BACKGROUND: Adverse drug reactions and lack of therapeutic efficacy associated with currently prescribed
pharmacotherapeutics may be attributed, in part, to inter-individual variability in drug metabolism. Studies on the
pharmacogenetics of Cytochrome P450 (CYP) enzymes offer insight into this variability. The objective of this study
was to compare the AmpliChip CYP450 TestW (AmpliChip) to alternative genotyping platforms for phenotype
prediction of CYP2C19 and CYP2D6 in a representative cohort of the South African population.
METHODS: AmpliChip was used to screen for thirty-three CYP2D6 and three CYP2C19 alleles in two different cohorts.
As a comparison cohort 2 was then genotyped using a CYP2D6 specific long range PCR with sequencing (CYP2D6
XL-PCR + Sequencing) platform and a PCR-RFLP platform for seven CYP2C19 alleles.
RESULTS: Even though there was a low success rate for the AmpliChip, allele frequencies for both CYP2D6 and
CYP2C19 were very similar between the two different cohorts. The CYP2D6 XL-PCR + Sequencing platform detected
CYP2D6*5 more reliably and could correctly distinguish between CYP2D6*2 and *41 in the Black African individuals.
Alleles not covered by the AmpliChip were identified and four novel CYP2D6 alleles were also detected. CYP2C19
PCR-RFLP identified CYP2C19*9,*15, *17 and *27 in the Black African individuals, with *2, *17 and *27 being relatively
frequent in the cohort. Eliminating mismatches and identifying additional alleles will contribute to improving
phenotype prediction for both enzymes. Phenotype prediction differed between platforms for both genes.
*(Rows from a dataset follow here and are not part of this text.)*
# matajoh/fourier_feature_nets

Measured on AMD Instinct MI355X. Metric: rays/sec (train), higher is better.
Workload: dtype f32

## Files before the change

### fourier_feature_nets_amd/csrc/wgrad_common.h

```cpp
#pragma once
#include "common.h"

namespace ffn {

typedef float f32x4 __attribute__((ext_vector_type(4)));
typedef float f32x16 __attribute__((ext_vector_type(16)));

constexpr int kPartialFloats = 16 * 16 * 64 + 256;

__host__ __device__ __forceinline__ constexpr int ffn_wgrad_fold(int n_quads) {
    return n_quads <= 8 ? 4 : (n_quads <= 16 ? 2 : 1);
}

__device__ __forceinline__ f32x4 zero4() { f32x4 z; z[0] = z[1] = z[2] = z[3] = 0.0f; return z; }

template <typename T>
__device__ __forceinline__ T* uniform_ptr(T* p) {
    const uint64_t v = reinterpret_cast<uint64_t>(p);
    const uint32_t lo = __builtin_amdgcn_readfirstlane((uint32_t)v);
    const uint32_t hi = __builtin_amdgcn_readfirstlane((uint32_t)(v >> 32));
    return reinterpret_cast<T*>(((uint64_t)hi << 32) | lo);
}

constexpr int kImageBytes = 32 * 1024;
constexpr int kImageStride = kImageBytes + 512;
constexpr int kUnitLdsBytes = 4 * kImageStride;
__device__ __forceinline__ constexpr int image_a(int cur) { return cur * kImageStride; }
__device__ __forceinline__ constexpr int image_b(int cur) { return (2 + cur) * kImageStride; }

__device__ __forceinline__ void head_segment(const ffn_mlp_chain& ch, const ffn_wgrad_unit& unit,
                                             const ffn_wgrad_segment& seg, char* smem,
                                             const float* __restrict__ saved,
                                             const float* __restrict__ d_logits, int64_t n,
                                             int64_t num_blocks, float* __restrict__ partials) {
    const int tid = threadIdx.x;
    const int lane = tid & 63;
    const int sb = lane >> 2;
    const int li = lane & 3;
    const int wave = __builtin_amdgcn_readfirstlane(tid >> 6);
    const int lg_col = unit.m_slot, lg_n = unit.m_cq0;
    const bool col_ok = li < lg_n;
    const int64_t x_stride = (int64_t)ch.slot_channels[unit.n_slot] * 128;
    const char* x_s = reinterpret_cast<const char*>(saved + ch.slot_offset[unit.n_slot] * num_blocks * 32) +
                      unit.n_cq0 * 512 + seg.blk_begin * x_stride;
    x_s = uniform_ptr(x_s);
    const int c_last = (unit.n_quads >> 3) - 1;
    const int t16 = tid * 16;
    f32x4 acc[16];
#pragma unroll
    for (int q = 0; q < 16; ++q) acc[q] = zero4();
    float bsum = 0.0f;
    const int dl_lane = 4 * sb + (col_ok ? lg_col + li : 0);
    auto load_dl = [&](int64_t blk, float (&dst)[2]) {
        typedef const float __attribute__((address_space(1)))* gfloat;
        if ((blk + 1) * 32 <= n) {
            gfloat base = (gfloat)uniform_ptr(d_logits + blk * 128);
#pragma unroll
            for (int hs = 0; hs < 2; ++hs) {
                const float v = base[dl_lane + 64 * hs];
                dst[hs] = col_ok ? v : 0.0f;
            }
        } else {
#pragma unroll
            for (int hs = 0; hs < 2; ++hs) {
                const int64_t sample = blk * 32 + 16 * hs + sb;
                const int64_t sc = sample < n ? sample : n - 1;
                const float v = d_logits[sc * 4 + (col_ok ? lg_col + li : 0)];
                dst[hs] = (col_ok && sample < n) ? v : 0.0f;
            }
        }
    };
    f32x4 R[8];
    typedef const f32x4 __attribute__((address_space(1)))* gptr;
#define FFN_REQUEST(j)                                                                         \
    do {                                                                                       \
        gptr chunk = (gptr)(x_s + ((j) < c_last ? (j) : c_last) * 4096);                       \
        asm volatile("" : "+s"(chunk));                                                        \
        R[j] = __builtin_nontemporal_load(&chunk[tid]);                                                                     \
    } while (0)
#define FFN_DEPOSIT(cur, j) *reinterpret_cast<f32x4*>(smem + image_a(cur) + (j) * 4096 + t16) = R[j]
    float dl[2], dl_next[2];
    load_dl(seg.blk_begin, dl);
#pragma unroll
    for (int j = 0; j < 8; ++j) FFN_REQUEST(j);
#pragma unroll
    for (int j = 0; j < 8; ++j) FFN_DEPOSIT(0, j);
    x_s += x_stride;
    if (seg.blk_begin + 1 < seg.blk_end) {
#pragma unroll
        for (int j = 0; j < 8; ++j) FFN_REQUEST(j);
    }
    x_s += x_stride;
    asm volatile("s_waitcnt lgkmcnt(0)" ::: "memory");
    __builtin_amdgcn_s_barrier();
    unsigned a_at[16];
#pragma unroll
    for (int q = 0; q < 16; ++q) {
        const int quad = 16 * wave + q;
        a_at[q] = quad < unit.n_quads ? (unsigned)(quad * 512 + ((sb ^ q) << 4) + 4 * li)
                                      : (unsigned)(kImageBytes + 4 * li);
    }
    for (int64_t blk = seg.blk_begin; blk < seg.blk_end; ++blk) {
        const int cur = (int)((blk - seg.blk_begin) & 1);
        const bool has1 = blk + 1 < seg.blk_end, has2 = blk + 2 < seg.blk_end;
        load_dl(has1 ? blk + 1 : blk, dl_next);
        const char* img = smem + image_a(cur);
        bsum += dl[0] + dl[1];
#pragma unroll
        for (int q = 0; q < 16; ++q) {
            const float a0 = *reinterpret_cast<const float*>(img + a_at[q]);
            const float a1 = *reinterpret_cast<const float*>(img + a_at[q] + 256);
            acc[q] = __builtin_amdgcn_mfma_f32_4x4x1f32(a0, dl[0], acc[q], 0, 0, 0);
            acc[q] = __builtin_amdgcn_mfma_f32_4x4x1f32(a1, dl[1], acc[q], 0, 0, 0);
            if (q < 8) {
                if (q < 2) {
                    if (has1) {
#pragma unroll
                        for (int jj = 0; jj < 4; ++jj) FFN_DEPOSIT(cur ^ 1, q * 4 + jj);
                    }
                } else if (q < 6) {
                    if (has2) {
#pragma unroll
                        for (int jj = 0; jj < 2; ++jj) FFN_REQUEST((q - 2) * 2 + jj);
                    }
                }
            }
        }
        x_s += x_stride;
        asm volatile("s_waitcnt lgkmcnt(0)" ::: "memory");
        __builtin_amdgcn_s_barrier();
        dl[0] = dl_next[0];
        dl[1] = dl_next[1];
    }
#undef FFN_REQUEST
#undef FFN_DEPOSIT
    float* out = partials + (int64_t)(seg.slot + wave) * kPartialFloats;
#pragma unroll
    for (int q = 0; q < 16; ++q)
#pragma unroll
        for (int i = 0; i < 4; ++i) out[(q * 4 + i) * 64 + lane] = acc[q][i];
    out[16 * 16 * 64 + lane] = bsum;
}

}
```

### fourier_feature_nets_amd/mlp_engine.py

```python

import ctypes
import os
from typing import Dict, List, Optional, Sequence

import torch

from . import _lib
from ._lib import c_i, c_i64
from .ops import _call, _dev, _want, _want_numel

MAX_STEPS = 16
BIAS_LDS_FLOATS = 4096
WGRAD_GROUPS = 256
UNIT_COST = {4: 24, 2: 13, 1: 8}
HEAD_COST = 5
FOLD_COST = {(2, 2): 7, (2, 4): 5, (1, 2): 4, (1, 4): 3}
if os.environ.get("FFN_FOLD_COST"):
    _c = [int(v) for v in os.environ["FFN_FOLD_COST"].split(",")]
    FOLD_COST = {(2, 2): _c[0], (2, 4): _c[1], (1, 2): _c[2], (1, 4): _c[3]}
UNIT_COST16 = {4: 24, 2: 24, 1: 20}
HEAD_COST16 = 13
if os.environ.get("FFN_UNIT_COST16"):
    _c = [int(v) for v in os.environ["FFN_UNIT_COST16"].split(",")]
    UNIT_COST16, HEAD_COST16 = {4: _c[0], 2: _c[1], 1: _c[2]}, _c[3]
UNIT_COST_X6 = {4: 24, 2: 17, 1: 17}
HEAD_COST_X6 = 10
if os.environ.get("FFN_UNIT_COST_X6"):
    _c = [int(v) for v in os.environ["FFN_UNIT_COST_X6"].split(",")]
    UNIT_COST_X6, HEAD_COST_X6 = {4: _c[0], 2: _c[1], 1: _c[2]}, _c[3]
if os.environ.get("FFN_UNIT_COST"):
    _c = [int(v) for v in os.environ["FFN_UNIT_COST"].split(",")]
    UNIT_COST, HEAD_COST = {4: _c[0], 2: _c[1], 1: _c[2]}, _c[3]


TAIL_PAIRS = os.environ.get("FFN_TAIL_PAIRS", "1") == "1"
TAIL_QUADS = os.environ.get("FFN_TAIL_QUADS", "1") == "1"
TAIL_MAX_FULL_ROUNDS = 16


class FfnEncoding(ctypes.Structure):
    _fields_ = [("b", ctypes.c_void_p), ("a", ctypes.c_void_p), ("num_freq", ctypes.c_int32),
                ("include_input", ctypes.c_int32), ("scale", ctypes.c_float),
                ("width", ctypes.c_int32)]


class FfnStep(ctypes.Structure):
    _fields_ = [("act_groups", ctypes.c_int32), ("aux_groups", ctypes.c_int32),
                ("enc_id", ctypes.c_int32), ("lg_col", ctypes.c_int32), ("lg_n", ctypes.c_int32),
                ("out_tiles", ctypes.c_int32), ("relu", ctypes.c_int32), ("dst", ctypes.c_int32),
                ("out_col", ctypes.c_int32), ("out_n", ctypes.c_int32),
                ("save_in_slot", ctypes.c_int32), ("save_out_slot", ctypes.c_int32),
                ("mask_slot", ctypes.c_int32), ("save_enc_slot", ctypes.c_int32),
                ("head_off", ctypes.c_int32), ("out_slot", ctypes.c_int32),
                ("w_off", ctypes.c_int64), ("b_off", ctypes.c_int64)]


class FfnMlpChain(ctypes.Structure):
    _fields_ = [("enc", FfnEncoding * 2), ("step", FfnStep * MAX_STEPS),
                ("num_steps", ctypes.c_int32), ("num_slots", ctypes.c_int32),
                ("bias_floats", ctypes.c_int32), ("wide", ctypes.c_int32),
                ("slot_channels", ctypes.c_int32 * MAX_STEPS),
                ("slot_offset", ctypes.c_int64 * MAX_STEPS)]


class FfnWgradUnit(ctypes.Structure):
    _fields_ = [("m_slot", ctypes.c_int32), ("m_cq0", ctypes.c_int32), ("m_quads", ctypes.c_int32),
                ("want_bias", ctypes.c_int32), ("n_slot", ctypes.c_int32), ("n_cq0", ctypes.c_int32),
                ("n_quads", ctypes.c_int32), ("kind", ctypes.c_int32)]


class FfnWgradSegment(ctypes.Structure):
    _fields_ = [("job", ctypes.c_int32), ("slot", ctypes.c_int32),
                ("blk_begin", ctypes.c_int64), ("blk_end", ctypes.c_int64)]


class FfnReduceJob(ctypes.Structure):
    _fields_ = [("kind", ctypes.c_int32), ("slot_begin", ctypes.c_int32),
                ("slot_end", ctypes.c_int32), ("m_ch0", ctypes.c_int32), ("rows", ctypes.c_int32),
                ("n_quad0", ctypes.c_int32), ("n_quads", ctypes.c_int32),
                ("k_base", ctypes.c_int32), ("ld", ctypes.c_int32), ("has_bias", ctypes.c_int32),
                ("lg_n", ctypes.c_int32), ("slot_stride", ctypes.c_int32),
                ("n_fold", ctypes.c_int32), ("reserved", ctypes.c_int32),
                ("w_grad_off", ctypes.c_int64), ("b_grad_off", ctypes.c_int64),
                ("col_map", ctypes.c_void_p)]


class FfnPackJob(ctypes.Structure):
    _fields_ = [("src", ctypes.c_void_p), ("dst", ctypes.c_void_p), ("col_map", ctypes.c_void_p),
                ("kind", ctypes.c_int32), ("rows", ctypes.c_int32), ("cols", ctypes.c_int32),
                ("ld", ctypes.c_int32), ("transpose", ctypes.c_int32), ("groups", ctypes.c_int32),
                ("tiles", ctypes.c_int32), ("dst_rs", ctypes.c_int32), ("dst_cs", ctypes.c_int32),
                ("reserved", ctypes.c_int32)]


class FfnRenderRays(ctypes.Structure):
    _fields_ = [("starts", ctypes.c_void_p), ("directions", ctypes.c_void_p),
                ("near_far", ctypes.c_void_p), ("num_rays_total", ctypes.c_int64),
                ("ray_index", ctypes.c_void_p), ("ray_base", ctypes.c_int64),
                ("valid", ctypes.c_void_p), ("num_rays", ctypes.c_int32),
                ("num_samples", ctypes.c_int32), ("unit", ctypes.c_void_p),
                ("t_values", ctypes.c_void_p)]


class FfnOccupancy(ctypes.Structure):
    _fields_ = [("bits", ctypes.c_void_p), ("box_min", ctypes.c_float * 3),
                ("box_size", ctypes.c_float * 3), ("resolution", ctypes.c_int32)]


class FfnRenderOut(ctypes.Structure):
    _fields_ = [("color", ctypes.c_void_p), ("alpha", ctypes.c_void_p), ("depth", ctypes.c_void_p),
                ("nan_flag", ctypes.c_void_p), ("image", ctypes.c_void_p),
                ("pixel_offset", ctypes.c_int64)]


def _struct_array_to_device(items, device):
    if not items:
        return torch.zeros((0,), dtype=torch.uint8, device=device)
    arr = (type(items[0]) * len(items))(*items)
    host = torch.frombuffer(bytearray(bytes(arr)), dtype=torch.uint8)
    return host.to(device)


class EncodingSpec:

    def __init__(self, b: Optional[torch.Tensor], a: Optional[torch.Tensor], scale: float,
                 include_input: bool, device: Optional[torch.device] = None, num_inputs: int = 3):
        if num_inputs not in (1, 2, 3):
            raise NotImplementedError("encodings of 1, 2 or 3 inputs (got %d)" % num_inputs)
        self.num_inputs = int(num_inputs)
        self.num_freq = 0 if b is None else int(b.shape[1])
        dev = device if device is not None else (b.device if b is not None else None)
        if b is None:
            b = torch.zeros((3, 1), dtype=torch.float32, device=dev)
        elif b.shape[0] != num_inputs:
            raise ValueError("B has %d rows for %d inputs" % (b.shape[0], num_inputs))
        elif num_inputs < 3:
            b = torch.cat([b, torch.zeros((3 - num_inputs, b.shape[1]), dtype=b.dtype,
                                          device=b.device)])
        if a is None:
            a = torch.ones((max(self.num_freq, 1),), dtype=torch.float32, device=dev)
        self.b = b.contiguous()
        self.a = a.contiguous()
        self.scale = float(scale)
        self.include_input = bool(include_input) or self.num_freq == 0
        if self.num_freq > 256:
            raise NotImplementedError("encodings with more than 256 frequencies")
        natural = 2 * self.num_freq + (self.num_inputs if self.include_input else 0)
        self.natural_width = natural
        self.width = ((natural + 31) // 32) * 32

    def natural_index(self, internal: int) -> int:
        freq = self.num_freq
        if internal < 2 * freq:
            k = internal >> 1
            return k if (internal & 1) == 0 else freq + k
        if self.include_input and internal < 2 * freq + self.num_inputs:
            return internal
        return -1


class DenseSpec:

    def __init__(self, weight, bias, act_in: int, enc_id: Optional[int], relu: bool,
                 to_logits: Optional[tuple] = None):
        self.weight = weight
        self.bias = bias
        self.act_in = int(act_in)
        self.enc_id = enc_id
        self.relu = bool(relu)
        self.to_logits = to_logits
        self.out = int(weight.shape[0])
        self.ld = int(weight.shape[1])
        self.out_p = self.out
        self.act_in_p = self.act_in


MAX_HIDDEN_CHANNELS = 1024


def _padded_width(channels: int, wide=False) -> int:
    widths = {0: (32, 64, 128, 256), 1: (64, 128, 256, 512), 3: (128, 256, 512, 1024)}[int(wide)]
    for width in widths:
        if channels <= width:
            return width
    raise NotImplementedError("fused MLP kernels support hidden layers of up to %d channels "
                              "(got %d)" % (MAX_HIDDEN_CHANNELS, channels))


def _tiles(channels: int, wide=False) -> int:
    return _padded_width(channels, wide) // 32
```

CONCLUSION: Comprehensive genotyping of CYP2D6 and CYP2C19 with the platforms used in this study, would be
more appropriate than AmpliChip for phenotypic prediction in the South African population. Pharmacogenetically
important novel alleles may remain undiscovered when using assays that are designed according to Caucasian
specific variation, unless alternate strategies are utilised.